Exercise prompt — Within the entries below, the lines from the one with "o0 = (t0 / q) + (t0 % q) * h->m_int;" through the one with "for (int q = 1; q < nw; ++q)" are to be set down exactly, both ends kept.

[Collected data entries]
■ ■ ■ ■

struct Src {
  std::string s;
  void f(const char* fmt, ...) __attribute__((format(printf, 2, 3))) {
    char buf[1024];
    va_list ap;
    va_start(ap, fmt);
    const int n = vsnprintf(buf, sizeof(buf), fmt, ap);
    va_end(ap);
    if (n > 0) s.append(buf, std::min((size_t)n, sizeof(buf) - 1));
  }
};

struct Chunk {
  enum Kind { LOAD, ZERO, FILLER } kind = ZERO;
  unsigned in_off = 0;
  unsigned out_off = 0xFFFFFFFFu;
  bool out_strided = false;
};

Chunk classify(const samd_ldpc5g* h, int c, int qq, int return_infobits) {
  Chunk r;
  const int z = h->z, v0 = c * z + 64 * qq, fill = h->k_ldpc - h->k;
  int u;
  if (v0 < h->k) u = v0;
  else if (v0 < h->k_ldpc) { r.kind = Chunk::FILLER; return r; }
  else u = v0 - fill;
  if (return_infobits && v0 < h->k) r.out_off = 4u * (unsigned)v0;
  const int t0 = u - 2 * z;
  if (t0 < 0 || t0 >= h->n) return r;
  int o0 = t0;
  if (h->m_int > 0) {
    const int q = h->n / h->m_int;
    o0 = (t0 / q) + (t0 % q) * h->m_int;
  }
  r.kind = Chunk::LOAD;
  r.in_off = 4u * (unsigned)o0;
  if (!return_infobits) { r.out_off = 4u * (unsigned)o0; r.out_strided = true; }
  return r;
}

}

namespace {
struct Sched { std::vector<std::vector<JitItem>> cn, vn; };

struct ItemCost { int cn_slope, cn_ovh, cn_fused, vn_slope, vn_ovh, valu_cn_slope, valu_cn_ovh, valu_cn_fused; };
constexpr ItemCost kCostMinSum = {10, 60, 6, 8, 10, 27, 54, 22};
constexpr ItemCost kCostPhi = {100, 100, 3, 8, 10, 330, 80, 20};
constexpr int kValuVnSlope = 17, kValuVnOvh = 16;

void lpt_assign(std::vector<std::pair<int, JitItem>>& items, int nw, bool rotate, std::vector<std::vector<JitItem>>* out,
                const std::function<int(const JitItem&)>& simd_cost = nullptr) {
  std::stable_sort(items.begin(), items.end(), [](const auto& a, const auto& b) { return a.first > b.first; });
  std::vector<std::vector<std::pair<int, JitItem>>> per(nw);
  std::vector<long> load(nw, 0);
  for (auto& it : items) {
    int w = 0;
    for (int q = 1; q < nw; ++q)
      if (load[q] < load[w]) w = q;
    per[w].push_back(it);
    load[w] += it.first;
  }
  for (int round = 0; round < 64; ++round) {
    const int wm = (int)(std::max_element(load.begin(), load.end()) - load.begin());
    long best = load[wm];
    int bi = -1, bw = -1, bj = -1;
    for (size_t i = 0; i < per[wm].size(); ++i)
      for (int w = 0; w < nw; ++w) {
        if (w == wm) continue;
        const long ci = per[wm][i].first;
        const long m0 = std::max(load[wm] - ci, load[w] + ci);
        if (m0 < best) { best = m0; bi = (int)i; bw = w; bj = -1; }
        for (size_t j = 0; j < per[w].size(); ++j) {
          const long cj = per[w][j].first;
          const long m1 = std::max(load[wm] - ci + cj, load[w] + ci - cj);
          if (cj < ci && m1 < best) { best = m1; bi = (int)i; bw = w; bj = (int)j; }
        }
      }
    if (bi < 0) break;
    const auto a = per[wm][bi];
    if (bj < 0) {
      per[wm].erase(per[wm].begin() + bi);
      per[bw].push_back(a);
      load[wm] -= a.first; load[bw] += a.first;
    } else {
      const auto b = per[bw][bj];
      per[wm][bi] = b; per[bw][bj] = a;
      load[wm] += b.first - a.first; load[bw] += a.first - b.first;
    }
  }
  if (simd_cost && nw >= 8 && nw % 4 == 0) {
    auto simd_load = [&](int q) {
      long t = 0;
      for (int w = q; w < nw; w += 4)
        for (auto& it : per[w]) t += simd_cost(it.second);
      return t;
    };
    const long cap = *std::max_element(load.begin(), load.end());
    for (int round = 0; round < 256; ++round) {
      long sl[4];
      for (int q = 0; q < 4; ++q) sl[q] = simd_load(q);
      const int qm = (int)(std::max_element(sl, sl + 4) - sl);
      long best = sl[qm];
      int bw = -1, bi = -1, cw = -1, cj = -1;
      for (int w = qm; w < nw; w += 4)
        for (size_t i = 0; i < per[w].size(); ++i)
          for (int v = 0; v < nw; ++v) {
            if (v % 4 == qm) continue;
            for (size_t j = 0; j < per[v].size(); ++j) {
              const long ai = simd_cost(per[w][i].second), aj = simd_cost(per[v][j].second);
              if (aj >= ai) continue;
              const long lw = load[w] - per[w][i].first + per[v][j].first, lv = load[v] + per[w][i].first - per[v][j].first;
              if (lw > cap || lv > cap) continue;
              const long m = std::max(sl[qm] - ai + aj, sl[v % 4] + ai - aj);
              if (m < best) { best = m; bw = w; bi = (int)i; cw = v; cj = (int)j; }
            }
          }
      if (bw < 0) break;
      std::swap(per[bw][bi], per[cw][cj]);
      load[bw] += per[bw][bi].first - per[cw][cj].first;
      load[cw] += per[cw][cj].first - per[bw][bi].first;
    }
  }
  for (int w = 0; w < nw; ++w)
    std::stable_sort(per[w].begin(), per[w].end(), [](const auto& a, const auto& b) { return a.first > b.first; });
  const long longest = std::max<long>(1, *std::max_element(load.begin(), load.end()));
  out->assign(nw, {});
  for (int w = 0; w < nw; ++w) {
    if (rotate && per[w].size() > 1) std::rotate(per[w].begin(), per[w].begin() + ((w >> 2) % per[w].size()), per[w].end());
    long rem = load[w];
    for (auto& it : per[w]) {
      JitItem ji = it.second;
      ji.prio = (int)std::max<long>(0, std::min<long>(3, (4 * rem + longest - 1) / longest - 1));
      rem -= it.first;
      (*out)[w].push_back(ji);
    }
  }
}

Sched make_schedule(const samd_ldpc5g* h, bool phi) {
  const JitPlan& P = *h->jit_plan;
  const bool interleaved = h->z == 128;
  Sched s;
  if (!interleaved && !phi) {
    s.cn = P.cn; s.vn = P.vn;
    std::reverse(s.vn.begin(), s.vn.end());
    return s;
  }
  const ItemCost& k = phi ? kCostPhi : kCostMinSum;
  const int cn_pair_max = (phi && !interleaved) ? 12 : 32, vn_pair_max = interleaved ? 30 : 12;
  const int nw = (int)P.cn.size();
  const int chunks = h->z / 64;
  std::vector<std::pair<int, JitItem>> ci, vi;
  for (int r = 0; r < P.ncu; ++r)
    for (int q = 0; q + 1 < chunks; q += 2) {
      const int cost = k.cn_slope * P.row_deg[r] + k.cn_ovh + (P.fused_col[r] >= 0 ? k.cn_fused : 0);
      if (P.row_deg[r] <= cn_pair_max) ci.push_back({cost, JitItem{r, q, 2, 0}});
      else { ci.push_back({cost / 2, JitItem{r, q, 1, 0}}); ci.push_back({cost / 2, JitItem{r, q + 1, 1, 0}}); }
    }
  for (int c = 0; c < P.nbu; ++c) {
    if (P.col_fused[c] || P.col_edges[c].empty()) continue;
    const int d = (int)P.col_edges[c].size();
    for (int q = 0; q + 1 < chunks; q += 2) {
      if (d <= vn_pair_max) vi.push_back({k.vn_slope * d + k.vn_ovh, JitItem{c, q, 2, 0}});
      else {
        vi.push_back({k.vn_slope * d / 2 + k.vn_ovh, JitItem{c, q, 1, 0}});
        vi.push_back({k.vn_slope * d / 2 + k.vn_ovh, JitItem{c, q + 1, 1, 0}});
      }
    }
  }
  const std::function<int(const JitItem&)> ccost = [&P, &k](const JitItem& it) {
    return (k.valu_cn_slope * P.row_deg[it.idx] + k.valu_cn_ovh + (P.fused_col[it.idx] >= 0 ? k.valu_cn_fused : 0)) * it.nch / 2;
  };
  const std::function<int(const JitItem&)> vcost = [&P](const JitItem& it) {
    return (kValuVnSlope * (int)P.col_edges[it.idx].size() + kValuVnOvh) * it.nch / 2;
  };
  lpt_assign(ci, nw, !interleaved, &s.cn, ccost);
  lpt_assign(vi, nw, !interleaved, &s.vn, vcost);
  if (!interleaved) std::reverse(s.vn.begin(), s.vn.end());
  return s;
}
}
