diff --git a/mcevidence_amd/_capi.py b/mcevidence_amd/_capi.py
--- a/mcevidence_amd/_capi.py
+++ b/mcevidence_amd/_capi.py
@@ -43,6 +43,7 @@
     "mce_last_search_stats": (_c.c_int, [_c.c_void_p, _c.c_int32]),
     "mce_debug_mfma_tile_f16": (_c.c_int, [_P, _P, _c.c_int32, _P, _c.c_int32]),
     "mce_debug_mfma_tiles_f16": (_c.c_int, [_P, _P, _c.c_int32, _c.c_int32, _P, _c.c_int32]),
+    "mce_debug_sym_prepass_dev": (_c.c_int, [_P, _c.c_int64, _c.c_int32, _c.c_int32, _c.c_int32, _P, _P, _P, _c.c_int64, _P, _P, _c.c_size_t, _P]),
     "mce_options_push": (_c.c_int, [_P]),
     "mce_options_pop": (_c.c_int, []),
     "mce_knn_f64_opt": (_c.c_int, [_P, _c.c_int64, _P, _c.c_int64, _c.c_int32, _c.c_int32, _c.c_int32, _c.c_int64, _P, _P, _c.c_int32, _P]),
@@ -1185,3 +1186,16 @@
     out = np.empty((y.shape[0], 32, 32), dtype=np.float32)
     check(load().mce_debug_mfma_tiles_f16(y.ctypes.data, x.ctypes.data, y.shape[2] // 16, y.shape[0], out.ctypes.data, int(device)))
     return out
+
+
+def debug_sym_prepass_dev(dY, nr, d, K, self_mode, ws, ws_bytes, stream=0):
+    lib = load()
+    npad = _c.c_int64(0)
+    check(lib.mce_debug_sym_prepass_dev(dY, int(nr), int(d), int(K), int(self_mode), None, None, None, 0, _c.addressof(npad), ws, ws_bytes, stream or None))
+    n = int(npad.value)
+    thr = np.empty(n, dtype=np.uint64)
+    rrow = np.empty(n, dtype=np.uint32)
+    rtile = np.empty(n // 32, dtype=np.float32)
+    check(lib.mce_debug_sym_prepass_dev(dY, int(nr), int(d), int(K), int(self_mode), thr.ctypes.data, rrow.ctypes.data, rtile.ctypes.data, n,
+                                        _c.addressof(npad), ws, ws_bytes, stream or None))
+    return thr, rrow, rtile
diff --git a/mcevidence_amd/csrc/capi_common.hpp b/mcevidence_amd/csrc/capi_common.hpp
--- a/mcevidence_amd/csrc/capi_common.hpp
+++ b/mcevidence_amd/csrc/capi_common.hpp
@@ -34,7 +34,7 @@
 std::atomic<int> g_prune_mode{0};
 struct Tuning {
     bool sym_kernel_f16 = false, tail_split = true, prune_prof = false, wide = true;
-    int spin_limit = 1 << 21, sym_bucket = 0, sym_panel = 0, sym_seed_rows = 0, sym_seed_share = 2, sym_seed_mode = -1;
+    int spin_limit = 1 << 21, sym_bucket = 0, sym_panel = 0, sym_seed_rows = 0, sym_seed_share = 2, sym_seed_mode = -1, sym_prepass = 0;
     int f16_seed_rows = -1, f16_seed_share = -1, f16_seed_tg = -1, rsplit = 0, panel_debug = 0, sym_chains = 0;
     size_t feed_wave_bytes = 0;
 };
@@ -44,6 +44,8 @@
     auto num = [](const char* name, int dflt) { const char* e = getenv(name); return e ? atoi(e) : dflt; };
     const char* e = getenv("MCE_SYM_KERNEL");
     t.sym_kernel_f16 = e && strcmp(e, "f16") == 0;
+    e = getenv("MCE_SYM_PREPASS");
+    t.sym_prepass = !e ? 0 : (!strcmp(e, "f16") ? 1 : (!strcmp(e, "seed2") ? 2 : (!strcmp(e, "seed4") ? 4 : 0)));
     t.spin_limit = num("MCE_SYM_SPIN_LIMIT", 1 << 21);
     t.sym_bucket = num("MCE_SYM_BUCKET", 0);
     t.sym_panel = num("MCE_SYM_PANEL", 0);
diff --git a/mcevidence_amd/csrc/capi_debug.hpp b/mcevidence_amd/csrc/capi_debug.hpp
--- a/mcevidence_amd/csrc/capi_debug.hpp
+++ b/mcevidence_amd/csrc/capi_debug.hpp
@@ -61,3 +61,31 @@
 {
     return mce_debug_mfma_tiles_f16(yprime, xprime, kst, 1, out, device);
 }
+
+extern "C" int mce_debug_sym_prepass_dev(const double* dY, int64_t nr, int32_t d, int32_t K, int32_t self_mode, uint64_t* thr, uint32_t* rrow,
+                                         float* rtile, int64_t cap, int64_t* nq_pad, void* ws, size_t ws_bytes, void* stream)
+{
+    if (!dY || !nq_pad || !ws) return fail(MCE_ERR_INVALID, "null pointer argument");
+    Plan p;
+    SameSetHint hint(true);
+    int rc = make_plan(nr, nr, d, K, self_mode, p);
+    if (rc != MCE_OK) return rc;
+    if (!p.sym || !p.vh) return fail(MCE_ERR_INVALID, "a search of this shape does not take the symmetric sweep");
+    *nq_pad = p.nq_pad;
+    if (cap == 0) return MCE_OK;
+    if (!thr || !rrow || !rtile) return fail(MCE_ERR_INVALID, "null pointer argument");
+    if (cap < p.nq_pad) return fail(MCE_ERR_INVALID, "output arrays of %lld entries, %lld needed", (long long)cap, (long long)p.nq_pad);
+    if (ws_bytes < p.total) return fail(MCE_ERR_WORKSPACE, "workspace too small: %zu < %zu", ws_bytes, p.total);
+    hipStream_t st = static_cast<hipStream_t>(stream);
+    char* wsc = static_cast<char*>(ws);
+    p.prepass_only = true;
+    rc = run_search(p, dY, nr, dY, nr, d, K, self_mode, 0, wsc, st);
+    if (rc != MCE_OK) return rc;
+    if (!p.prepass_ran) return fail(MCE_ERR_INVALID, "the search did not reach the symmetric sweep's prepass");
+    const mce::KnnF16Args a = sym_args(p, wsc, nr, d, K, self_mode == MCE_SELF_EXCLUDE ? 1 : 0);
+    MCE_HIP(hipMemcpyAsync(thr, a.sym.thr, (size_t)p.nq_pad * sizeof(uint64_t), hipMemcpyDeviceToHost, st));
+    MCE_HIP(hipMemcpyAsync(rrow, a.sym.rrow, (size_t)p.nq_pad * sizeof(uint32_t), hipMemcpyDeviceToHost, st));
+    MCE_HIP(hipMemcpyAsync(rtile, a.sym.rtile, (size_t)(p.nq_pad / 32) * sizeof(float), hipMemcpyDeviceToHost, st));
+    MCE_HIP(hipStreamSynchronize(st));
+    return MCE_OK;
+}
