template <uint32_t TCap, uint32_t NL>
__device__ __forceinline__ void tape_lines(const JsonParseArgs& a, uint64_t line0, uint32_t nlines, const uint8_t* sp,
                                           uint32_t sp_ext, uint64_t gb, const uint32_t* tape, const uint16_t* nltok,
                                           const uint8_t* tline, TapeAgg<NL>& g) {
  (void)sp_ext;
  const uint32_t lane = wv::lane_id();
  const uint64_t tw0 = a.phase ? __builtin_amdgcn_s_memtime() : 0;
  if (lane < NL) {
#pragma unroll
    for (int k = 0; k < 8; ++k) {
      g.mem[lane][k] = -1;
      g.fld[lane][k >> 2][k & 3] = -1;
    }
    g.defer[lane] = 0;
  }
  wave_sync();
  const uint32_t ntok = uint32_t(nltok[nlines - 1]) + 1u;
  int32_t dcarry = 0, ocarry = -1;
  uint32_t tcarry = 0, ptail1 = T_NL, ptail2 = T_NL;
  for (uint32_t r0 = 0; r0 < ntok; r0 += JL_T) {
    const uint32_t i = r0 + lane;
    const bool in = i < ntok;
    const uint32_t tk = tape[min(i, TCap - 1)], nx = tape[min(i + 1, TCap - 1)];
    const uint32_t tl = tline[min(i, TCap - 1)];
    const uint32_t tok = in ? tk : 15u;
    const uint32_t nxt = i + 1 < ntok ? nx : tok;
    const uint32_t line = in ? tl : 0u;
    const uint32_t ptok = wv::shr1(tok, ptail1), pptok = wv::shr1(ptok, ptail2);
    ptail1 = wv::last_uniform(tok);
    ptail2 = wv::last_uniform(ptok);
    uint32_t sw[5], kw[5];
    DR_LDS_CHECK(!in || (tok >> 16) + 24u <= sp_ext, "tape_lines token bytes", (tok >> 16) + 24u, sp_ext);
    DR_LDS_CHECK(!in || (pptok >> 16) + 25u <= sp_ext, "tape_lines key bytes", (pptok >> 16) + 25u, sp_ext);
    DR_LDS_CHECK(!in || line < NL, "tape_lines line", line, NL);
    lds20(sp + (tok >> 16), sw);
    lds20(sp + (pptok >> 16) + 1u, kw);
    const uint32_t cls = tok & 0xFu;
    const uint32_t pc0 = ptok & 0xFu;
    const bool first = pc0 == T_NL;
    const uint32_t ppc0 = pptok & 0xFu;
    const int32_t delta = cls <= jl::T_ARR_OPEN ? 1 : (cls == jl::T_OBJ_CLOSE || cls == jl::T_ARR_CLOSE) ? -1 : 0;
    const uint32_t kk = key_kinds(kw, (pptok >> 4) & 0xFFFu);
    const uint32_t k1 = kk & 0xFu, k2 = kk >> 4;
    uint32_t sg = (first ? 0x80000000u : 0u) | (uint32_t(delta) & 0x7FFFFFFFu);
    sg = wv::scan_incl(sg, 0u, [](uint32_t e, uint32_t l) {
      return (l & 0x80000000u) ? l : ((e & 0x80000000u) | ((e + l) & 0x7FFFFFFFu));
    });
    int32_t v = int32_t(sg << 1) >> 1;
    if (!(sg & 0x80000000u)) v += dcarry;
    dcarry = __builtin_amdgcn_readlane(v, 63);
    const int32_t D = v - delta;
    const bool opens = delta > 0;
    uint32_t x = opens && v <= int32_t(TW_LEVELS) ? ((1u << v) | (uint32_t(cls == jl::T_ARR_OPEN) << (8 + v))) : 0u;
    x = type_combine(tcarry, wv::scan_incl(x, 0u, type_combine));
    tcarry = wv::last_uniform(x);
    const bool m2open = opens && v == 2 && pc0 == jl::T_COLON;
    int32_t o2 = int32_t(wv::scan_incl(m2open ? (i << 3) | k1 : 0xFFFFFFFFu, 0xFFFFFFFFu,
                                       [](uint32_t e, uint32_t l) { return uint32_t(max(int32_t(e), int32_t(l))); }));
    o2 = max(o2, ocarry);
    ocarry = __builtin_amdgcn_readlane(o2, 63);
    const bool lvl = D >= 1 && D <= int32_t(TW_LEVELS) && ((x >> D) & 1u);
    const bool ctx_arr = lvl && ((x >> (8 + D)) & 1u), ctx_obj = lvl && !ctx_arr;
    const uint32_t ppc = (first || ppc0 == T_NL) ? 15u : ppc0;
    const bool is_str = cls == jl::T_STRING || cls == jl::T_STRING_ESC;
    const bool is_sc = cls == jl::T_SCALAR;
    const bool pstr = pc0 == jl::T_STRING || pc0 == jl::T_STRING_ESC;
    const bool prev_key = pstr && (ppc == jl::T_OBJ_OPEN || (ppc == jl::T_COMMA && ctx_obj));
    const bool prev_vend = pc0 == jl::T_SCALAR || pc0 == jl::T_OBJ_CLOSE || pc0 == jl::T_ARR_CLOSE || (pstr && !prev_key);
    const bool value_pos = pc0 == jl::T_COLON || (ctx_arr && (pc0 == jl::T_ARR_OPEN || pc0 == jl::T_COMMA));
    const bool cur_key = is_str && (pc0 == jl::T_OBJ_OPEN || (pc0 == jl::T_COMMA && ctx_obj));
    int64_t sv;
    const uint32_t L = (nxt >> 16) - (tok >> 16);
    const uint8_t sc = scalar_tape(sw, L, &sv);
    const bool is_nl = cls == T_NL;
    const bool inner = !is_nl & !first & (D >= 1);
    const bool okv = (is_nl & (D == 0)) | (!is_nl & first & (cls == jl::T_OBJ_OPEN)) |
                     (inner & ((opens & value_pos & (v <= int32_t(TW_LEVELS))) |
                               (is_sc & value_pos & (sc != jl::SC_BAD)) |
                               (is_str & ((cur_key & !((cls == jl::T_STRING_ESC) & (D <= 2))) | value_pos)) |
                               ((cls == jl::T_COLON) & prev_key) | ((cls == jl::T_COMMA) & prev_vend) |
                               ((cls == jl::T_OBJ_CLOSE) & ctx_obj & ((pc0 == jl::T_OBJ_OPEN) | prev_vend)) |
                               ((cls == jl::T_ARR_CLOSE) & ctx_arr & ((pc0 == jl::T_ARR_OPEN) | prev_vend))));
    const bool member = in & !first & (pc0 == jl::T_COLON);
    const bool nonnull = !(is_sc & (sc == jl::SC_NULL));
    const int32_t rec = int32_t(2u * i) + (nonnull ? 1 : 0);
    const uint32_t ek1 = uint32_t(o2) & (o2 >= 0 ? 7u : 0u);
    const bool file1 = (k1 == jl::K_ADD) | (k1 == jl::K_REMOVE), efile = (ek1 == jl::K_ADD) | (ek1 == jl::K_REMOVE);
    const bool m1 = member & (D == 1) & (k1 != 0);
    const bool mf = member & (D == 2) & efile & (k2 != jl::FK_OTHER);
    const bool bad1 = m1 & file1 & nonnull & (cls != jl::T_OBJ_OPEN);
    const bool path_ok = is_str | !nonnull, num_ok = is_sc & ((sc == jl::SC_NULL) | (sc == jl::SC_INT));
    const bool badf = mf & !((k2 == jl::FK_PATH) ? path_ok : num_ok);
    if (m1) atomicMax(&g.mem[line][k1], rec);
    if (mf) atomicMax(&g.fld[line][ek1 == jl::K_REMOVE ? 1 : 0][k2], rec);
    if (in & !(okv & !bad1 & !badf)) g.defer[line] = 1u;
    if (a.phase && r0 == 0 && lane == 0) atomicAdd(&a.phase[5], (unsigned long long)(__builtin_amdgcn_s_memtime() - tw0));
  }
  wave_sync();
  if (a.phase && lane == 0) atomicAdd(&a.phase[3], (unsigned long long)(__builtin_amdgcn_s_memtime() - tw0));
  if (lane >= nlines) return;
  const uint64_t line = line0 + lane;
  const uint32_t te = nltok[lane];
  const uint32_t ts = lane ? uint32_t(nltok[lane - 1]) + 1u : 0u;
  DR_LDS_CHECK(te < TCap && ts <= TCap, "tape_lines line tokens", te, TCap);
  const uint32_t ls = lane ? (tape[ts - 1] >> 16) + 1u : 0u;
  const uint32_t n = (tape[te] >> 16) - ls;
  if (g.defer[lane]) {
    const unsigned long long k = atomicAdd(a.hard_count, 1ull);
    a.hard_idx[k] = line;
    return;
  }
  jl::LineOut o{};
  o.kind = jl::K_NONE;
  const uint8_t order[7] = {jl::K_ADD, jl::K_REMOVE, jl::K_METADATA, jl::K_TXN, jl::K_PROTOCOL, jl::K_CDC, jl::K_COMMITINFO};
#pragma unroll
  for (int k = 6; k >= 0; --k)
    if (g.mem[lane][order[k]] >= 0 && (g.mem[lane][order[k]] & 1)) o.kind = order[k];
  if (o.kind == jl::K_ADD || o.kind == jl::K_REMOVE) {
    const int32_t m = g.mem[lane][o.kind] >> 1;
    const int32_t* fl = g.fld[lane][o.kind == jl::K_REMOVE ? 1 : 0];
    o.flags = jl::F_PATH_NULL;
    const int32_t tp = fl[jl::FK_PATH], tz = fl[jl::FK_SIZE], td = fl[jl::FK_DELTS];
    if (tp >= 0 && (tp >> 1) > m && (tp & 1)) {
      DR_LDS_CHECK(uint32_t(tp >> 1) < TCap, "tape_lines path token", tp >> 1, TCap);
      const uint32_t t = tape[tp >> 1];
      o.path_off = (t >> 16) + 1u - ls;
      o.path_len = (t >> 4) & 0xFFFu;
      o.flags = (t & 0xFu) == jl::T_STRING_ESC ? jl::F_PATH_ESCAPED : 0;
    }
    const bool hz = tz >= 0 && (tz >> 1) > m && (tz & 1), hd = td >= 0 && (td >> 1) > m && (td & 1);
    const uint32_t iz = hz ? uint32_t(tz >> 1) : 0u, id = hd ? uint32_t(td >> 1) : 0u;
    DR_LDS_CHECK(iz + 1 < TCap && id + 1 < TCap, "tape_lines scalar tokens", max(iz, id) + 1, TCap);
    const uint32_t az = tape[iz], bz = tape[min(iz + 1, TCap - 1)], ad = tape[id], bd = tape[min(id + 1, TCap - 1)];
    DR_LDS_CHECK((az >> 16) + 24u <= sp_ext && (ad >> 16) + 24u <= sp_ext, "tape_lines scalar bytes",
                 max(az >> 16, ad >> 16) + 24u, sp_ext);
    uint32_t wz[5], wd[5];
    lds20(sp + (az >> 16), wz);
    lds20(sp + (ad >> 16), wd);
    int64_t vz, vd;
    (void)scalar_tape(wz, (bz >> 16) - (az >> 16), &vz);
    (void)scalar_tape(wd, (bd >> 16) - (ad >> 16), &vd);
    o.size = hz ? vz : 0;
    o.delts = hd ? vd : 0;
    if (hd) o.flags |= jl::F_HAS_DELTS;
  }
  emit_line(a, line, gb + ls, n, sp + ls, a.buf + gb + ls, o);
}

■ ■ ■ ■

Expected answer —
    o0 = (t0 / q) + (t0 % q) * h->m_int;
  }
  r.kind = Chunk::LOAD;
  r.in_off = 4u * (unsigned)o0;
  if (!return_infobits) { r.out_off = 4u * (unsigned)o0; r.out_strided = true; }
  return r;
}

}

namespace {
struct Sched { std::vector<std::vector<JitItem>> cn, vn; };

struct ItemCost { int cn_slope, cn_ovh, cn_fused, vn_slope, vn_ovh, valu_cn_slope, valu_cn_ovh, valu_cn_fused; };
constexpr ItemCost kCostMinSum = {10, 60, 6, 8, 10, 27, 54, 22};
constexpr ItemCost kCostPhi = {100, 100, 3, 8, 10, 330, 80, 20};
constexpr int kValuVnSlope = 17, kValuVnOvh = 16;

void lpt_assign(std::vector<std::pair<int, JitItem>>& items, int nw, bool rotate, std::vector<std::vector<JitItem>>* out,
                const std::function<int(const JitItem&)>& simd_cost = nullptr) {
  std::stable_sort(items.begin(), items.end(), [](const auto& a, const auto& b) { return a.first > b.first; });
  std::vector<std::vector<std::pair<int, JitItem>>> per(nw);
  std::vector<long> load(nw, 0);
  for (auto& it : items) {
    int w = 0;
    for (int q = 1; q < nw; ++q)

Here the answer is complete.